## EXERCISE PROMPT
Two lines in the data below mark the range: the one with "L.lb, L.g, acc, ga);" and the one with "void convpair_ws16_kernel(const uint8_t*". Return both, along with every line between them, exactly.

Stored data entries
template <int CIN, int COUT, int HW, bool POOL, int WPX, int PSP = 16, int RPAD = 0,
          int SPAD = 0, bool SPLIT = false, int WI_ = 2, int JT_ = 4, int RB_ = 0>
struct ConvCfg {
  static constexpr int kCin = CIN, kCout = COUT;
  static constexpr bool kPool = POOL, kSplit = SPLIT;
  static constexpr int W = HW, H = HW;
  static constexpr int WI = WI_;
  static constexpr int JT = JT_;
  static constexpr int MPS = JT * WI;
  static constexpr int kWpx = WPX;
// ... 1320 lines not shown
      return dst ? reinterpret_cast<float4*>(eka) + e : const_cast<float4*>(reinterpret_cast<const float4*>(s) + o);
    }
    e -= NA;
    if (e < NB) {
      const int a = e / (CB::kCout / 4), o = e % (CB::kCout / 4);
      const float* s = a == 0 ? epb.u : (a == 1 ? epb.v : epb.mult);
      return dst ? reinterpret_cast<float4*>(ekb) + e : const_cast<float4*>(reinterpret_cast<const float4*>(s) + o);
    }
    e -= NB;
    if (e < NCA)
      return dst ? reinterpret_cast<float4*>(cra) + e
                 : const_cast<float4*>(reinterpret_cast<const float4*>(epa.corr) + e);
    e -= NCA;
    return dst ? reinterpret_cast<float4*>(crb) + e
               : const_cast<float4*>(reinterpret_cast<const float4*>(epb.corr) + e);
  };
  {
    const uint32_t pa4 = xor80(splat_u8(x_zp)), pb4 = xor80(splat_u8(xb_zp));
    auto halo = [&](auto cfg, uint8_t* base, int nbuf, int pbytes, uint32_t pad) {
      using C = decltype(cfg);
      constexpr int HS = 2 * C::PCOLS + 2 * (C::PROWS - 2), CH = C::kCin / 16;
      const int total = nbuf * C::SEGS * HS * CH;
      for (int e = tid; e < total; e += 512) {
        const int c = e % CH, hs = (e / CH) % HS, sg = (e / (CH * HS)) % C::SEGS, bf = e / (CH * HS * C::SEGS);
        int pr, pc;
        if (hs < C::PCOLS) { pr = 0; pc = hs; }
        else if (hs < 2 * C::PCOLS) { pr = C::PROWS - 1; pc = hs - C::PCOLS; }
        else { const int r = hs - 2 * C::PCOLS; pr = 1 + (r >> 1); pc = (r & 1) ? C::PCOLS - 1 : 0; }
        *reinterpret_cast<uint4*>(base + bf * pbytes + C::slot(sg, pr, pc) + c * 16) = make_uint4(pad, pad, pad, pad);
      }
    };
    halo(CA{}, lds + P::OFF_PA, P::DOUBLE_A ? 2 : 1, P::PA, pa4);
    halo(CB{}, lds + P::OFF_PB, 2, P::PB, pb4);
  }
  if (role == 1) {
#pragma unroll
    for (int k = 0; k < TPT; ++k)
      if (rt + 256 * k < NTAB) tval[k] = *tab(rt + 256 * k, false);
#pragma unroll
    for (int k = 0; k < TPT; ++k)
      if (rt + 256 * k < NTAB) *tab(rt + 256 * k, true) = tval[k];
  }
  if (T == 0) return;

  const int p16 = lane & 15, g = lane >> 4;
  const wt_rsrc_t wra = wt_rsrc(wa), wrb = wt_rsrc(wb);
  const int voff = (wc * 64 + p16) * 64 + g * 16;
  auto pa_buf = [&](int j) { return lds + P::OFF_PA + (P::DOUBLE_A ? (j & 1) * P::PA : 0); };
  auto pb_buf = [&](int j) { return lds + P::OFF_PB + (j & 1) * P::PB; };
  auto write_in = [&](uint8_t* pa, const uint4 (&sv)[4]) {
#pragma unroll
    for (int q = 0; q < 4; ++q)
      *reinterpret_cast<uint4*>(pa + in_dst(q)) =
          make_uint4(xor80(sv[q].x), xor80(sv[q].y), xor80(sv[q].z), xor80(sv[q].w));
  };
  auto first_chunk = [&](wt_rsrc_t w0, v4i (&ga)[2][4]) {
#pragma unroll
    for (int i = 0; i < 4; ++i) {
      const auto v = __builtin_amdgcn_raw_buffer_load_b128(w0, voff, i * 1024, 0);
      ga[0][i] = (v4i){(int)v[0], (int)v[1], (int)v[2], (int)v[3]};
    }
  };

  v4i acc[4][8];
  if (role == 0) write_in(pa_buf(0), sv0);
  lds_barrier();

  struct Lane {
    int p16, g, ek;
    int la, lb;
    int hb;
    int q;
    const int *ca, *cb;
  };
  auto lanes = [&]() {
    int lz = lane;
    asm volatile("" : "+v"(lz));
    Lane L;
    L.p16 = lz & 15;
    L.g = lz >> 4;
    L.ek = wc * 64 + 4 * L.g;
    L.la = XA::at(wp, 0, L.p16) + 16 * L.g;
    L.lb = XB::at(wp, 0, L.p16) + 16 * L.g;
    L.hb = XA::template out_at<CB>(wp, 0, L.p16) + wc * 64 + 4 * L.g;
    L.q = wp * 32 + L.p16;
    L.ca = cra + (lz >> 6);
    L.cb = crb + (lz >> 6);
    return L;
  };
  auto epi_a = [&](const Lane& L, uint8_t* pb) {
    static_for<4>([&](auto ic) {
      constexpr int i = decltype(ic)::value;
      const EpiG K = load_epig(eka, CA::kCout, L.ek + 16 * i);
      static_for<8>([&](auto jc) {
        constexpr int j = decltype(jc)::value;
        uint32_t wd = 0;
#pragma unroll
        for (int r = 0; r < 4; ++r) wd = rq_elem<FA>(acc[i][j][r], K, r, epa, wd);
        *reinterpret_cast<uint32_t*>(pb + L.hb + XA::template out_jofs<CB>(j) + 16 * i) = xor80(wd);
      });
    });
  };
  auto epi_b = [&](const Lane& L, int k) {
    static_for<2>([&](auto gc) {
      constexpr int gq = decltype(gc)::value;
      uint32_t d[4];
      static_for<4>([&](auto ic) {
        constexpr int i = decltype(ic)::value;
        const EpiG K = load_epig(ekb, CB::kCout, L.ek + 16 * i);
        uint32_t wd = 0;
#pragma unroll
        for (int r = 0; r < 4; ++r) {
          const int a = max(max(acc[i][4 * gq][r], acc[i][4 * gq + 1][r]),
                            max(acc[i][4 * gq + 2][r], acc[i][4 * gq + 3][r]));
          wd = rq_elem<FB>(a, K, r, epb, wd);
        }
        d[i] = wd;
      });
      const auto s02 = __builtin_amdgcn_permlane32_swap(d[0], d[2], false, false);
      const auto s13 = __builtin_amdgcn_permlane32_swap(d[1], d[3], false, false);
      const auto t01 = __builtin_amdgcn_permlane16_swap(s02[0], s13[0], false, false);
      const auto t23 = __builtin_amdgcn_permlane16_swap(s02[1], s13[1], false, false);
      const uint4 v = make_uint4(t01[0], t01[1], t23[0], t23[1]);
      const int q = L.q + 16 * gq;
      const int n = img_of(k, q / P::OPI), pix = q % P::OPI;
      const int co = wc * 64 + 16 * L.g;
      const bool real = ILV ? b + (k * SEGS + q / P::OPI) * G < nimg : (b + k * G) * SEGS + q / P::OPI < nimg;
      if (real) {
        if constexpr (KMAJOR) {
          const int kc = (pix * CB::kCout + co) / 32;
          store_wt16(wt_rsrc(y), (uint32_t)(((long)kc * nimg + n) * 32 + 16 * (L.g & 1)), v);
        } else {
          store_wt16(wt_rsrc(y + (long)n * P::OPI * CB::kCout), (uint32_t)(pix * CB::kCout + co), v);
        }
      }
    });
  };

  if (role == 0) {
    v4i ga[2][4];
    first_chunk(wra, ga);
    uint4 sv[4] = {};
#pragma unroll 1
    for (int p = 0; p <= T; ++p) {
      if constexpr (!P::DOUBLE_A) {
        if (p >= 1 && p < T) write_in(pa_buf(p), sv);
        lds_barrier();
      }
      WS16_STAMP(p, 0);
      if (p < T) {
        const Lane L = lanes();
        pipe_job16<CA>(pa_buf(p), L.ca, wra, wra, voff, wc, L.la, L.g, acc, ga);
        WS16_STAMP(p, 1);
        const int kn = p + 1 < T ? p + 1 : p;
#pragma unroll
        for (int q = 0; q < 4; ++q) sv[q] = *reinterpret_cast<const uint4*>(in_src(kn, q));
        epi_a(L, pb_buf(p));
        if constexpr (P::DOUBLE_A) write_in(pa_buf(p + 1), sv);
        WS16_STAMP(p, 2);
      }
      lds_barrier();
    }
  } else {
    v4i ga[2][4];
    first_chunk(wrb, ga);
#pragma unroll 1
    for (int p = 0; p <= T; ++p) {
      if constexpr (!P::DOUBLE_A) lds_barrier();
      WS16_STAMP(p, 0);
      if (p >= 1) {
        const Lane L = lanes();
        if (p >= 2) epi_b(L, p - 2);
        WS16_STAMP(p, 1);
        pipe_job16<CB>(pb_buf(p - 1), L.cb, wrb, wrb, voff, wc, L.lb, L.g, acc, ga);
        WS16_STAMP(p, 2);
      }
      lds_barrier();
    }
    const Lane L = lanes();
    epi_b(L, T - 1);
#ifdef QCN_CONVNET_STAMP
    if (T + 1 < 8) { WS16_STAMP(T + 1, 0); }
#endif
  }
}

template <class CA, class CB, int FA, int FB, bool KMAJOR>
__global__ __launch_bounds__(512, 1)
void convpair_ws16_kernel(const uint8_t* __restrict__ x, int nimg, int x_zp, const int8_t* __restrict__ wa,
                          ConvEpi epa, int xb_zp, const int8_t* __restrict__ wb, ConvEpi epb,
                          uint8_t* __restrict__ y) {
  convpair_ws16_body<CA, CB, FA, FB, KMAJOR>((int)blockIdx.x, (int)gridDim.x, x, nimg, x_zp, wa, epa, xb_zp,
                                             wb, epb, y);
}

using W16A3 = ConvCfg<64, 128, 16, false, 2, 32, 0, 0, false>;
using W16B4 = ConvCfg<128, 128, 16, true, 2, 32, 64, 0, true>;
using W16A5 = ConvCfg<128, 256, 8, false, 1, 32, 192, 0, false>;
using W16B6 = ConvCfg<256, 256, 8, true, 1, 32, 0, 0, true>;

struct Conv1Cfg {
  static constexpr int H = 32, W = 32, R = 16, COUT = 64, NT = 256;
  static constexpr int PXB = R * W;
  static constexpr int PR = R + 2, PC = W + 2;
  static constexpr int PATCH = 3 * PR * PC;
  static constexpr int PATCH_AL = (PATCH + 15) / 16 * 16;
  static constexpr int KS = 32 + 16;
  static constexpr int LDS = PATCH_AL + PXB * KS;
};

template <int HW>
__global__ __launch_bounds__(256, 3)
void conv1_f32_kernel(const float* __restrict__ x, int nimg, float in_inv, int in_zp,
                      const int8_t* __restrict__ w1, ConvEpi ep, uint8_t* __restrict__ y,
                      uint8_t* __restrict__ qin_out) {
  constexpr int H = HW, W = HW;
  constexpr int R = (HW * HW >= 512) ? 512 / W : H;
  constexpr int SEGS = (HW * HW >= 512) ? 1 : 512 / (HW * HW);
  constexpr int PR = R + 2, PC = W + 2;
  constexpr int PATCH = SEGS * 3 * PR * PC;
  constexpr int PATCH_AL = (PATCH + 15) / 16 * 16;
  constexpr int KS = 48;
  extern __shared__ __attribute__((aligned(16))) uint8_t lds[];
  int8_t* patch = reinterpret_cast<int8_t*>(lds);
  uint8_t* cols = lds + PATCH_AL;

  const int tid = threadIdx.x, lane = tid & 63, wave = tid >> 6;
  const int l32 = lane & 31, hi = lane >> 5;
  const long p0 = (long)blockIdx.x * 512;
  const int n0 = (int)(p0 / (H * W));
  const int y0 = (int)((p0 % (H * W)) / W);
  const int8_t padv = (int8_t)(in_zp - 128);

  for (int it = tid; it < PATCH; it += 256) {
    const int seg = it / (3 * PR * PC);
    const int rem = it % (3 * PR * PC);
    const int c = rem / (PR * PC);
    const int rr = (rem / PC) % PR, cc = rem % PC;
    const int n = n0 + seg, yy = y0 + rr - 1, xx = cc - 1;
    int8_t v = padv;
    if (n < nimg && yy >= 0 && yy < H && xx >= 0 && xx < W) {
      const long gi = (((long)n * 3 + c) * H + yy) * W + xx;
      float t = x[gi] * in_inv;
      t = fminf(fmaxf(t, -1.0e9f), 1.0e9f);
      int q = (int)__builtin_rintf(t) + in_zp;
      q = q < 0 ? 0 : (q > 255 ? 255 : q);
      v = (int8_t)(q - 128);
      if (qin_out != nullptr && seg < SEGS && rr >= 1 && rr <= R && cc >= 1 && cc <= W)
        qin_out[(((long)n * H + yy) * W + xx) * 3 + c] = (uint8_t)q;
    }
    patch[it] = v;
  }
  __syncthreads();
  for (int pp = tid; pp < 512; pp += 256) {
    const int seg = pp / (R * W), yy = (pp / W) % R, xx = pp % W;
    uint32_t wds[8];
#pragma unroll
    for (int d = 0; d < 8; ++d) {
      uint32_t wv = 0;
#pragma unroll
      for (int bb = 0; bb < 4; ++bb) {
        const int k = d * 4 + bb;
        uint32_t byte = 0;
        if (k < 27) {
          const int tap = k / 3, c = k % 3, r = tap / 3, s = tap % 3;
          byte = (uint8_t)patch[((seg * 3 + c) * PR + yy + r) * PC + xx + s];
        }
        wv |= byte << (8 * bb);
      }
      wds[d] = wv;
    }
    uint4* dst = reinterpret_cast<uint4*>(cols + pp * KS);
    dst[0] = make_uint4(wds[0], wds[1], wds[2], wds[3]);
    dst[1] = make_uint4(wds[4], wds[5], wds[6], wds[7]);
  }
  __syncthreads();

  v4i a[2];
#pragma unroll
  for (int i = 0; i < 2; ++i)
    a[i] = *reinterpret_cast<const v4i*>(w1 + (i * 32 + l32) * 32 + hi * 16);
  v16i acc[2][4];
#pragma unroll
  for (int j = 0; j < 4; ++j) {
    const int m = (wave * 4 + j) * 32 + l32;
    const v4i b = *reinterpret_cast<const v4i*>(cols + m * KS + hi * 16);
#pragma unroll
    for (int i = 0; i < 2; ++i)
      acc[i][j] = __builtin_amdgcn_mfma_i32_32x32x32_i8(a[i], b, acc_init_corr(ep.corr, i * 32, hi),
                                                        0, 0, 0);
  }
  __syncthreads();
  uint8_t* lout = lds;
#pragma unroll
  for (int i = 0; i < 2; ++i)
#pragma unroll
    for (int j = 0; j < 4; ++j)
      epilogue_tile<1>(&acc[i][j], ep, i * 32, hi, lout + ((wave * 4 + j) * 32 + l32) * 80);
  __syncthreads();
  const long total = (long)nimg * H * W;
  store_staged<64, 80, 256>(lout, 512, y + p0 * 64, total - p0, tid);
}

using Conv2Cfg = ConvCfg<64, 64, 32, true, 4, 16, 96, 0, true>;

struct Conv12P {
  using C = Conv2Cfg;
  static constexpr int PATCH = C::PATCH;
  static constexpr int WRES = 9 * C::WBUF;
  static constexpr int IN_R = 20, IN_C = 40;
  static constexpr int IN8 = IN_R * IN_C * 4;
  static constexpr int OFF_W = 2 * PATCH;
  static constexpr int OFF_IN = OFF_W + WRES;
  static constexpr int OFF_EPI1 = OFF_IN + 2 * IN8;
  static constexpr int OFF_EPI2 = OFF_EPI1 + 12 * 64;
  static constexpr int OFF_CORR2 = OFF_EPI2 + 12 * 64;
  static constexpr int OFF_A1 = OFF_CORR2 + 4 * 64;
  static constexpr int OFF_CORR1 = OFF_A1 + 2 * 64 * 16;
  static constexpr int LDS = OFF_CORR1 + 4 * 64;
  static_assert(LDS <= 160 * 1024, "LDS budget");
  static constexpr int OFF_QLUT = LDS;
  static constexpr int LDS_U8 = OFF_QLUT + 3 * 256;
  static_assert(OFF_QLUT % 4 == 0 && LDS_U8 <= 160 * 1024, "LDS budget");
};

## SOLUTION TO THE PROBLEM
        pipe_job16<CB>(pb_buf(p - 1), L.cb, wrb, wrb, voff, wc, L.lb, L.g, acc, ga);
        WS16_STAMP(p, 2);
      }
      lds_barrier();
    }
    const Lane L = lanes();
    epi_b(L, T - 1);
#ifdef QCN_CONVNET_STAMP
    if (T + 1 < 8) { WS16_STAMP(T + 1, 0); }
#endif
  }
}

template <class CA, class CB, int FA, int FB, bool KMAJOR>
__global__ __launch_bounds__(512, 1)
void convpair_ws16_kernel(const uint8_t* __restrict__ x, int nimg, int x_zp, const int8_t* __restrict__ wa,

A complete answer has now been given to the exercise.